バックエンドが先行して開発しているので、フロントが作業に入るころにはAPIはできあがっているのですが、ない場合もあります。その場合には、モックサーバを利用して開発しています。今回は、モックサーバを使った開発方法について説明します。
この記事で説明する内容
今回の大きく分けると3つの構成になります。簡単なTodoアプリの例に説明を進めます。
- OpenAPIを使ったスキーマ駆動開発環境を作る
- モックサーバの利用
- build_runnerの作成
こちらに実際に作成した内容を公開しているので、記事と合わせて見ていただくといいかなと思います。
https://github.com/ueki-tomohiro/build_network_setting
OpenAPIを使ったスキーマ駆動開発環境を作る
プロジェクトの構成
今回のプロジェクトは複数のパッケージを利用して使う構成になるので、ルート直下にパッケージを置かず、packagesの配下にすべてのパッケージを置くようにします。
/packages
┣app # アプリ本体
┣api # OpenAPIで書き出されたAPIの定義
┗mock_setting # モックサーバ用の定義を書き出すbulld_runner
複数のパッケージを管理することになるので、melosを利用します。
name: build_network_setting
sdkPath: .fvm/flutter_sdk
packages:
- packages/app/*
- packages/api/**
- packages/mock_setting/*
Node.jsの開発環境を用意する
OpenAPIのスキーマ駆動開発ためにNode.jsの開発環境を用意します。Flutterのプロジェクト直下にpackage.jsonを置いて、OpenAPI必要なパッケージを追加します。

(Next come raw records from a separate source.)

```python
def _sig(lib):
    c_int, c_void_p, c_size_t = ctypes.c_int, ctypes.c_void_p, ctypes.c_size_t
    P = c_void_p
    sigs = {
        "ntk_version": (c_int, []),
        "ntk_last_error": (ctypes.c_char_p, []),
        "ntk_vgg_packed_k": (c_int, [c_int]),
        "ntk_vgg_pack_weights": (c_int, [P, P, c_int, c_int, P]),
        "ntk_vgg_conv3x3_relu_f32": (c_int, [P, P, P, P, c_int, c_int, c_int, c_int, c_int, c_int, P]),
        "ntk_vgg_pack_weights_bf16": (c_int, [P, P, c_int, c_int, P]),
        "ntk_vgg_conv3x3_relu_bf16": (c_int, [P, P, P, P] + [c_int] * 7 + [P]),
        "ntk_vgg_conv3x3_relu_f32_to_bf16": (c_int, [P, P, P, P] + [c_int] * 5 + [P]),
        "ntk_vgg_bf16p_packed_elems": (c_size_t, [c_int, c_int]),
        "ntk_vgg_bf16p_supported": (c_int, [c_int] * 5),
        "ntk_vgg_pack_weights_bf16p": (c_int, [P, P] + [c_int] * 4 + [P]),
        "ntk_vgg_conv3x3_relu_bf16p": (c_int, [P, P, P, P] + [c_int] * 7 + [P]),
        "ntk_vgg_split3_packed_elems": (c_size_t, [c_int, c_int]),
        "ntk_vgg_split3_supported": (c_int, [c_int] * 5),
        "ntk_vgg_pack_weights_split3": (c_int, [P, P] + [c_int] * 4 + [P]),
        "ntk_vgg_conv3x3_relu_split3": (c_int, [P, P, P, P] + [c_int] * 8 + [P]),
        "ntk_gemm_nt_f32": (c_int, [P, c_int, P, c_int, P, P, c_int, c_int, c_int, c_int, P]),
        "ntk_gemm_tn_workspace_bytes": (c_size_t, [c_int, c_int, c_int]),
        "ntk_gemm_tn_f32": (c_int, [P, c_int, P, c_int, P, c_int, c_int, c_int, c_int, c_int, c_int, P, P]),
        "ntk_ntm_padded_dims": (c_int, [c_int] * 7 + [ctypes.POINTER(c_int)] * 5),
        "ntk_ntm_seq_fwd": (c_int, [c_int] * 10 + [P] * 23 + [P]),
        "ntk_transpose_pad": (c_int, [P, c_int, P, c_int, c_int, c_int, P]),
        "ntk_ntm_seq_bwd": (c_int, [c_int] * 10 + [P, c_int, P, c_int] + [P] * 21 + [P]),
        "ntk_ntm_seq_deep_supported": (c_int, [c_int] * 9),
        "ntk_ntm_seq_plan": (c_int, [c_int] * 11 + [ctypes.POINTER(c_int)] * 4),
        "ntk_ntm_seq_deep_plan": (c_int, [c_int] * 10 + [ctypes.POINTER(c_int)] * 4),
        "ntk_ntm_seq_deep_packed_floats": (c_int, [c_int] * 5 + [ctypes.POINTER(c_size_t)] * 3),
        "ntk_ntm_seq_deep_pack": (c_int, [c_int] * 5 + [P] * 6 + [P]),
        "ntk_ntm_seq_fwd_deep": (c_int, [c_int] * 12 + [P] * 29 + [P]),
        "ntk_ntm_seq_bwd_deep": (c_int, [c_int] * 11 + [P, P, c_int] + [P] * 24 + [P]),
        "ntk_dnc_padded_dims": (c_int, [c_int] * 6 + [ctypes.POINTER(c_int)] * 8),
# ... 133 lines not shown
```

ntm-tracker_amd/csrc/conv_bf16p.hip:

```cpp
#include "conv_tiles.h"

#ifndef BF16P_ABL
#define BF16P_ABL 0
#endif

namespace {

typedef __bf16 pbf16x8 __attribute__((ext_vector_type(8)));
typedef __bf16 pbf16x4 __attribute__((ext_vector_type(4)));


struct Bf16pArgs {
    const __bf16* in; const __bf16* wq; const float* bias; void* out;
    int frames, H, W, Cin, Cout;
    int bxN, byN;
    int NQ, NS;
    int nCB;
};
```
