@@ -328,7 +338,6 @@
                     en1.y = *(const __attribute__((address_space(3))) float *)(size_t)(a16 + 4u + COLB);
                     en1.z = *(const __attribute__((address_space(3))) float *)(size_t)(a16 + 4u + 2 * COLB);
                 }
-                double ewi[NS];
                 const unsigned a_w = ((a16 - a_stage) << 1) + a_sw;
                 ewi[0] = WEIGHTED ? lds_f64(a_w) : 1.0;
                 if constexpr (PAIRS) ewi[1] = WEIGHTED ? lds_f64(a_w + 8u) : 1.0;
@@ -336,7 +345,6 @@
 #pragma unroll
                     for (int i = 1; i < NS; ++i) ewi[i] = ewi[0];
                 }
-                float s32[NS];
                 if constexpr (PAIRS) {
                     const f32x2 dx = ax[0] - f32x2{en.x, en1.x}, dy = ay[0] - f32x2{en.y, en1.y}, dz = az[0] - f32x2{en.z, en1.z};
                     f32x2 sq;
@@ -359,7 +367,6 @@
                     if constexpr (NE == 2) s32[0] = __builtin_fmaf(dz, dz, __builtin_fmaf(dy, dy, __builtin_fmaf(dx, dx, -th[0][0])));
                     else s32[0] = __builtin_fmaf(dz, dz, __builtin_fmaf(dy, dy, dx * dx));
                 }
-                unsigned long long unc_mask[NS];
                 unsigned long long any_mask = 0ull;
 #pragma unroll
                 for (int i = 0; i < NS; ++i) {
@@ -383,43 +390,119 @@
                     }
                     any_mask |= unc_mask[i];
                 }
-                if (any_mask != 0ull) {
-#pragma unroll
-                    for (int i = 0; i < NS; ++i) {
-                        const int r = PAIRS ? 0 : i;
-                        const unsigned eidx = ((a16 - a_chunk) >> 2) + (PAIRS ? (unsigned)i : 0u);
-                        const double ew = ewi[i];
-                        if (((unc_mask[i] >> lane) & 1ull) && eidx < (unsigned)n && r < n_own) {
-                            const ExactEval<NE> ev = band32_exact<NE>(cl.x, cl.y, cl.z, it.a0 + lane_obj * R + r, cs.x, cs.y, cs.z,
-                                                                      cs.idx ? (int64_t)cs.idx[cb[c] + eidx] : cb[c] + (int64_t)eidx,
-                                                                      t + (size_t)(MERGED ? kb[r] : kfix) * NE,
-                                                                      counters + EXACT_EVAL_CTR(0) + CTR_SLOT_WORDS * (ticket & (EVAL_SLOTS - 1)));
-                            const double sd = ev.s;
-                            if constexpr (NE == 2) {
-                                const bool in = sd > ev.th[0] && sd <= ev.th[1];
-                                if constexpr (WEIGHTED) acc[r][0] += in ? ew : 0.0;
-                                else cnt[r][0] += in ? 1u : 0u;
-                            } else {
-#pragma unroll
-                                for (int e = 0; e < NE; ++e) {
-                                    const bool open = !(s32[i] < th[r][2 * e]) && s32[i] <= th[r][2 * e + 1];
-                                    const bool le = open && sd <= ev.th[e];
-                                    if constexpr (WEIGHTED) acc[r][e] += le ? ew : 0.0;
-                                    else cnt[r][e] += le ? 1u : 0u;
-                                }
+                return any_mask;
+            };
+            auto classify_two_objects = [&](unsigned &a16, unsigned &cur_, int &rem, unsigned long long (&unc_mask)[NS]) {
+                if constexpr (!SLOT_TRIP) return 0ull;
+                else {
+                f32x2 ex, ey, ez, q, dy, dz;
+                ex.x = *(const __attribute__((address_space(3))) float *)(size_t)a16;
+                ey.x = *(const __attribute__((address_space(3))) float *)(size_t)(a16 + COLB);
+                ez.x = *(const __attribute__((address_space(3))) float *)(size_t)(a16 + 2 * COLB);
+                unsigned long long in1, any_mask;
+#define YAW_TRIP_SUMS_(slot)                                                                          \
+    "v_pk_add_f32 v[0:1], %[ax], %[ex] op_sel_hi:[1,0] neg_lo:[0,1] neg_hi:[0,1]\n\t"                   \
+    "v_pk_add_f32 %[dy], %[ay], %[ey] op_sel_hi:[1,0] neg_lo:[0,1] neg_hi:[0,1]\n\t"                    \
+    "v_pk_fma_f32 v[0:1], v[0:1], v[0:1], %[nc]\n\t"                                                    \
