### peanut_amd/csrc/conv_common.h

```cpp
#pragma once
#include <stdlib.h>

#include <atomic>

#include "common.h"
#include "options.h"

namespace peanut {

typedef float f32x16 __attribute__((ext_vector_type(16)));
typedef float f32x4 __attribute__((ext_vector_type(4)));

__device__ __forceinline__ float relu_keep_nan(float v) { return v < 0.f ? 0.f : v; }
__device__ __forceinline__ f32x4 relu_keep_nan(f32x4 v) {
  return f32x4{relu_keep_nan(v.x), relu_keep_nan(v.y), relu_keep_nan(v.z), relu_keep_nan(v.w)};
}

struct ConvKParams {
  const float* x;
  const float* x2;
  const float* w;
  const float* scale;
  const float* shift;
  const float* res;
  const float* zeros;
  float* y;
  int H, W, c1, c2, Ho, Wo, cout;
  int kw, ntaps, stride, pad, dil, relu;
  int M, nkt, ntiles, HoWo;
  int n_full, n_sp, split_p;
  float* partial;
  int mt_per_group;
  long long w_group_stride;
  int ss_group_stride;
  int mtiles;
  int nchunk;
  int res_prefetch;
  float alpha;
  int ares_pbn;
  int phase_shift;
  int sk_units, sk_maxp, sk_g, sk_q;
  int pack_bn;
  int group_valid;
  int p_order;
  float* dump;
  int stagger;
  int flush;
  DeferredSplit* defer;
  const int* group_rows;
};

template <int I>
struct IC { static constexpr int value = I; };
template <int N, int I = 0, class F>
__device__ __forceinline__ void static_for(F&& f) {
  if constexpr (I < N) {
    f(IC<I>{});
    static_for<N, I + 1>(f);
  }
}

struct KIter {
  int tap, ky, kx, cbase;
  const float* wtile;
};


const float* zero_page();
int launch_conv_pw(const ConvKParams& p, const ConvRoute& r, float* ws, size_t ws_floats, hipStream_t stream);
int launch_gemm_skinny(const ConvKParams& p, float* ws, size_t ws_floats, hipStream_t stream);
int launch_conv_pw_ares(const ConvKParams& p, int bn_tile, hipStream_t stream);
int launch_conv_pw256p(const ConvKParams& p, const ConvRoute& r, float* ws, hipStream_t stream);
int launch_conv_pw256wp(const ConvKParams& p, const ConvRoute& r, float* ws, hipStream_t stream);
int launch_conv_patch(const ConvKParams& p, const ConvDesc& d, int B, hipStream_t stream);
int launch_gemm_rs(const ConvKParams& p, const ConvRoute& r, int bn_tile, float* ws, size_t ws_floats, hipStream_t stream);
int launch_conv_rs(const ConvKParams& p, int bn_tile, int planes, float* ws, size_t ws_floats, hipStream_t stream);
int launch_conv_igemm(const ConvKParams& p, int bn_tile, int bk, float* ws, size_t ws_floats, hipStream_t stream);


struct Work { int mt, nt, kt0, kt1, item; };

__host__ __device__ __forceinline__ int sk_owner(long long U, int G, long long u) {
  int w = (int)(u * G / U);
  while (w + 1 < G && U * (w + 1) / G <= u) ++w;
  while (w > 0 && U * w / G > u) --w;
  return w;
}

__device__ __forceinline__ void tile_to_mn(const ConvKParams& p, int tile, int* mt_out, int* nt_out) {
  int mt, nt;
  if (p.nchunk > 0 && p.ntiles > p.nchunk) {
    const int full = p.ntiles / p.nchunk, rem = p.ntiles - full * p.nchunk;
    const int per_chunk = p.mtiles * p.nchunk;
    if (tile < full * per_chunk) {
      const int c = tile / per_chunk, r = tile - c * per_chunk;
      mt = r / p.nchunk;
      nt = c * p.nchunk + (r - mt * p.nchunk);
    } else {
      const int r = tile - full * per_chunk;
      mt = r / rem;
      nt = full * p.nchunk + (r - mt * rem);
    }
  } else {
    mt = tile / p.ntiles;
    nt = tile - mt * p.ntiles;
  }
  *mt_out = mt;
  *nt_out = nt;
}

__device__ __forceinline__ Work decode_work(const ConvKParams& p) {
  const int G = gridDim.x, bid = blockIdx.x;
  const int q = G >> 3, r = G & 7, xcd = bid & 7, local = bid >> 3;
  const int sq = p.n_sp >> 3, sr = p.n_sp & 7;
  const int sp_x = sq + (xcd < sr), sp_before = xcd * sq + (xcd < sr ? xcd : sr);
  const int chunk_before = xcd * q + (xcd < r ? xcd : r);
  Work w;
  int tile;
  if (local < sp_x) {
    const int s = sp_before + local;
    const int j = s / p.split_p, part = s - j * p.split_p;
    tile = p.n_full + j;
    w.item = s;
    w.kt0 = (int)((long long)part * p.nkt / p.split_p);
    w.kt1 = (int)((long long)(part + 1) * p.nkt / p.split_p);
  } else {
    tile = (chunk_before - sp_before) + (local - sp_x);
    w.item = -1;
    w.kt0 = 0;
    w.kt1 = p.nkt;
  }
  tile_to_mn(p, tile, &w.mt, &w.nt);
  return w;
}

constexpr int kResPrefetchRows = 8;
struct ResPrefetch { f32x4 v[kResPrefetchRows]; bool on; };

template <int BM, int BN, int EP, int NT>
__device__ __forceinline__ ResPrefetch conv_res_prefetch(const ConvKParams& p, const Work& wk, int m0, int n0) {
  constexpr int NV = BN / 4, ROWS_PER_PASS = NT / NV, ER = BM / EP;
  const int tid = threadIdx.x;
  const int c4 = (tid % NV) * 4, r0 = tid / NV, n = n0 + c4;
  ResPrefetch r;
  r.on = p.res_prefetch && p.res && wk.item < 0 && (p.cout & 3) == 0 && n < p.cout;
  if (r.on) {
#pragma unroll
    for (int i = 0; i < kResPrefetchRows; ++i) {
      const int row = r0 + i * ROWS_PER_PASS, m = m0 + row;
      r.v[i] = (row < ER && m < p.M) ? *reinterpret_cast<const f32x4*>(p.res + (size_t)m * p.cout + n) : f32x4{0.f, 0.f, 0.f, 0.f};
    }
  }
  return r;
}
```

- OpenAPIからFlutterに必要な定義を書き出すopenapi-generator
- OpenAPIのモックサーバを起動するprism
- 複数のOpenAPIのモックサーバを起動できるようにnpm-run-all
- OpenAPIのバリデーションを行うswagger-cli
{
"name": "build_network_setting",
"version": "0.0.0",
"private": true,
"scripts": {
},
"dependencies": {},
"devDependencies": {
"@openapitools/openapi-generator-cli": "^2",
"@stoplight/prism-cli": "^4.10.5",
"npm-run-all": "^4",
"swagger-cli": "^4.0.4"
}
}
OpenAPIの書き出し設定を追加
OpenAPIの定義からFlutterのコードを吐き出すためのscriptを追加します。3つの分けていますが、複数のサービスが扱えるように、このような構成にしています。
{
"scripts": {
"gen:api": "run-p --print-label --print-name generate-api:*",
"generate-api:todo": "SERVICE_NAME=external API_NAME=todo yarn generate-openapi",
"generate-openapi": "openapi-generator-cli generate -t ./document/api/templates -g dart -i ./document/api/services/$SERVICE_NAME/$API_NAME/openapi.yaml -o ./packages/api/$SERVICE_NAME/$API_NAME --global-property apis,apiDocs=false,apiTests=false,models,modelDocs=false,modelTests=false,supportingFiles --additional-properties=pubLibrary=$SERVICE_NAME.$API_NAME.api,pubName=${SERVICE_NAME}_${API_NAME}",
},
}
それぞれの用途は以下です。
generate-openapi
では、APIの定義自体は、document/api/searvices配下に置くことを想定し、serviceとapiを指定して書き出せるようにしました。
genarete-api:todo
は、generate-openapiを呼び出して、externalとtodoを渡して、TodoのサービスのAPIを書き出します。
gen:api
は、複数のサービスを同時に書き出せるようにgenarete-api:*をまとめて実行します。
melosから呼び出せるようにする
melosからAPIの書き出しとフォーマットを行うようにコマンドを追加します。実行すると、packages/api配下にファイルが生成されるようになります。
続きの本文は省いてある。